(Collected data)
template <int CIN, int NT, int PW, int WGS>
__global__ __launch_bounds__(256, WGS) void conv_f16_ws_kernel(ConvArgs a)
{
    constexpr int KS = 3;
    constexpr int G = CIN / 8;
    constexpr int PS = F16Geom<CIN>::PS;
    constexpr int NGR = 9 * G;
    constexpr int NI = (NGR + 3) / 4;
    constexpr int BN = NT * 16, GO = BN / 8, RS = BN * 2 + 16;
    constexpr int WBYTES = NI * 4 * BN * 16;
    extern __shared__ __attribute__((aligned(16))) char smem[];
    char* lds_w = smem;
    char* lds_a = smem + WBYTES + 16;

    const int WX = a.wx, TH = 4 * PW / WX, TW = 16 * WX;
    const int halo_w = TW + 2, halo_h = TH + 2;
    const int tid = threadIdx.x, lane = tid & 63, wave = tid >> 6, q = lane >> 4, lx = lane & 15;
    char* strip = lds_a + halo_h * halo_w * PS + wave * (PW * 16 * RS);

    const int gy = a.gy, nwg = gridDim.x;
// ... 70 lines not shown

    const bool post_relu = a.post_act == 1;
    constexpr int NRV = NT * PW;
    static_assert(NPA <= 16 && NRV <= 16 && NSO <= 16, "prefetch registers");
    u32x4 pa0, pa1, pa2, pa3, pa4, pa5, pa6, pa7, pa8, pa9, pa10, pa11, pa12, pa13, pa14, pa15;
    u32x2 rv0, rv1, rv2, rv3, rv4, rv5, rv6, rv7, rv8, rv9, rv10, rv11, rv12, rv13, rv14, rv15;
#define WS_LIST16(M) M(0) M(1) M(2) M(3) M(4) M(5) M(6) M(7) M(8) M(9) M(10) M(11) M(12) M(13) M(14) M(15)
#define WS_LD1(j)                                                                                                       \
    if constexpr (j < NPA) {                                                                                            \
        const int iy = iy0_ + (hyx[j < NPA ? j : 0] >> 16), ix = ix0_ + (hyx[j < NPA ? j : 0] & 0xFFFF);                \
        const bool ok_ = (unsigned)iy < (unsigned)a.H && (unsigned)ix < (unsigned)a.W;                                   \
        const int vo_ = ok_ ? xb_ + goff[j < NPA ? j : 0] : OOB;                                                        \
        asm volatile("buffer_load_dwordx4 %0, %1, %2, 0 offen" : "=v"(pa##j) : "v"(vo_), "s"(xrs));                     \
    }
#define WS_LOAD_HALO(N_, OY0_, OX0_)                                                                                     \
    {                                                                                                                   \
        const int iy0_ = (OY0_) - 1, ix0_ = (OX0_) - 1;                                                                 \
        const int xb_ = ((((N_) * a.H + iy0_) * a.W + ix0_) * a.xcs + a.xoff) * 2;                                      \
        WS_LIST16(WS_LD1)                                                                                               \
    }
#define WS_RS1(e)                                                                                                       \
    if constexpr (e < NRV) {                                                                                            \
        constexpr int p = (e < NRV ? e : 0) / NT, tt = (e < NRV ? e : 0) % NT;                                          \
        asm volatile("buffer_load_dwordx2 %0, %1, %2, 0 offen offset:%3" : "=v"(rv##e) : "v"(rvo_[p]), "s"(rrs), "n"(tt * 32)); \
    }
#define WS_LOAD_RES(N_, OY0_, OX0_)                                                                                      \
    {                                                                                                                   \
        const int rb_ = (((N_) * a.Ho + (OY0_)) * a.Wo + (OX0_)) * a.r1cs * 2;                                          \
        int rvo_[PW];                                                                                                   \
        _Pragma("unroll") for (int p = 0; p < PW; ++p)                                                                  \
            rvo_[p] = ((OY0_) + (r_yx[p] >> 16) < a.Ho && (OX0_) + (r_yx[p] & 0xFFFF) < a.Wo) ? rb_ + r_off[p] : OOB;   \
        WS_LIST16(WS_RS1)                                                                                               \
    }
#define WS_PIN_PA(j) if constexpr (j < NPA) asm volatile("" : "+v"(pa##j));
#define WS_PIN_RV(e) if constexpr (e < NRV) asm volatile("" : "+v"(rv##e));
#define WS_ST1(j) if constexpr (j < NPA) *(u32x4*)(lds_a + loff[j < NPA ? j : 0]) = pa##j;
#define WS_EP1(e)                                                                                                       \
    if constexpr (e < NRV) {                                                                                            \
        constexpr int p = (e < NRV ? e : 0) / NT, tt = (e < NRV ? e : 0) % NT;                                          \
        const float4 bv = bvr[tt];                                                                                      \
        float v[4] = {acc[tt][p][0] + bv.x, acc[tt][p][1] + bv.y, acc[tt][p][2] + bv.z, acc[tt][p][3] + bv.w};          \
        if constexpr (hasr_) {                                                                                          \
            const half4 rh = __builtin_bit_cast(half4, rv##e);                                                          \
            _Pragma("unroll") for (int r = 0; r < 4; ++r) v[r] = (float)rh[r] + v[r];                                   \
        }                                                                                                               \
        if constexpr (relu_) {                                                                                          \
            _Pragma("unroll") for (int r = 0; r < 4; ++r) v[r] = __builtin_fmaxf(v[r], 0.0f);                           \
        }                                                                                                               \
        half4 o = {(_Float16)v[0], (_Float16)v[1], (_Float16)v[2], (_Float16)v[3]};                                     \
        *(half4*)(strip + (p * 16 + lx) * RS + (tt * 16 + q * 4) * 2) = o;                                              \
    }
#define WS_EPILOGUE(RELU_, HASR_) { constexpr bool relu_ = RELU_, hasr_ = HASR_; WS_LIST16(WS_EP1) }
    const bool has_r1 = a.r1 != nullptr;

    __builtin_amdgcn_s_waitcnt(0x0F70);
    int cx, cy, cn;
    {
        const int tx0 = t_begin % a.tiles_x, r0 = t_begin / a.tiles_x;
        cn = r0 / a.tiles_y; cy = r0 - cn * a.tiles_y; cx = tx0;
        WS_LOAD_HALO(cn, cy * TH, cx * TW)
        WS_LOAD_RES(cn, cy * TH, cx * TW)
    }
    asm volatile("s_waitcnt vmcnt(%0)" ::"n"(NRV));
    for (int t = t_begin; t < t_end; ++t) {
        __builtin_amdgcn_s_barrier();
        asm volatile("s_waitcnt vmcnt(%0)" ::"n"(NSO + NRV));
        WS_LIST16(WS_PIN_PA)
        WS_LIST16(WS_ST1)
        __builtin_amdgcn_fence(__ATOMIC_RELEASE, "workgroup", "local");
        __builtin_amdgcn_s_barrier();
        __builtin_amdgcn_fence(__ATOMIC_ACQUIRE, "workgroup", "local");

        const int n = cn, oy0 = cy * TH, ox0 = cx * TW;
        if (t + 1 < t_end) {
            if (++cx == a.tiles_x) { cx = 0; if (++cy == a.tiles_y) { cy = 0; ++cn; } }
        }
        const int n1 = cn, oy1 = cy * TH, ox1 = cx * TW;
        WS_LOAD_HALO(n1, oy1, ox1)

        f32x4 acc[NT][PW];
#pragma unroll
        for (int i = 0; i < NT; ++i)
#pragma unroll
            for (int p = 0; p < PW; ++p) acc[i][p] = f32x4{0.f, 0.f, 0.f, 0.f};
#pragma unroll
        for (int i = 0; i < NI; ++i) {
            half8 wa[NT], xb[PW];
#pragma unroll
            for (int tt = 0; tt < NT; ++tt) wa[tt] = *(const half8*)(lds_w + wlane + i * (4 * BN * 16) + tt * 256);
#pragma unroll
            for (int p = 0; p < PW; ++p) xb[p] = *(const half8*)(lds_a + abase[p] + koff[i]);
#pragma unroll
            for (int tt = 0; tt < NT; ++tt)
#pragma unroll
                for (int p = 0; p < PW; ++p)
                    acc[tt][p] = __builtin_amdgcn_mfma_f32_16x16x32_f16(wa[tt], xb[p], acc[tt][p], 0, 0, 0);
        }
        mfma_phase_schedule<NI, NT, PW>();

        asm volatile("s_waitcnt vmcnt(%0)" ::"n"(NPA));
        WS_LIST16(WS_PIN_RV)
        if (post_relu) {
            if (has_r1) WS_EPILOGUE(true, true) else WS_EPILOGUE(true, false)
        } else {
            if (has_r1) WS_EPILOGUE(false, true) else WS_EPILOGUE(false, false)
        }
        const int yb = ((n * a.Ho + oy0) * a.Wo + ox0) * a.ycs * 2;
#pragma unroll
        for (int k = 0; k < NSO; ++k) {
            const u32x4 v = *(const u32x4*)(strip + so_l[k]);
            const int vo = (oy0 + (so_yx[k] >> 16) < a.Ho && ox0 + (so_yx[k] & 0xFFFF) < a.Wo) ? yb + so_g[k] : OOB;
            asm volatile("buffer_store_dwordx4 %0, %1, %2, 0 offen\n\ts_nop 1" ::"v"(v), "v"(vo), "s"(yrs) : "memory");
        }
        WS_LOAD_RES(n1, oy1, ox1)
    }
    asm volatile("s_waitcnt vmcnt(0)");
#undef WS_LOAD_HALO
#undef WS_LOAD_RES
#undef WS_LD1
#undef WS_RS1
#undef WS_ST1
#undef WS_EP1
#undef WS_EPILOGUE
#undef WS_PIN_PA
#undef WS_PIN_RV
#undef WS_LIST16
}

** What is expected **
Return the span of lines in the data above that opens at the line with "constexpr int NRV = NT * PW;" and closes at the line with "const int vo_", exactly, ends included, nothing else.

** Answer box **
    constexpr int NRV = NT * PW;
    static_assert(NPA <= 16 && NRV <= 16 && NSO <= 16, "prefetch registers");
    u32x4 pa0, pa1, pa2, pa3, pa4, pa5, pa6, pa7, pa8, pa9, pa10, pa11, pa12, pa13, pa14, pa15;
    u32x2 rv0, rv1, rv2, rv3, rv4, rv5, rv6, rv7, rv8, rv9, rv10, rv11, rv12, rv13, rv14, rv15;
#define WS_LIST16(M) M(0) M(1) M(2) M(3) M(4) M(5) M(6) M(7) M(8) M(9) M(10) M(11) M(12) M(13) M(14) M(15)
#define WS_LD1(j)                                                                                                       \
    if constexpr (j < NPA) {                                                                                            \
        const int iy = iy0_ + (hyx[j < NPA ? j : 0] >> 16), ix = ix0_ + (hyx[j < NPA ? j : 0] & 0xFFFF);                \
        const bool ok_ = (unsigned)iy < (unsigned)a.H && (unsigned)ix < (unsigned)a.W;                                   \
        const int vo_ = ok_ ? xb_ + goff[j < NPA ? j : 0] : OOB;                                                        \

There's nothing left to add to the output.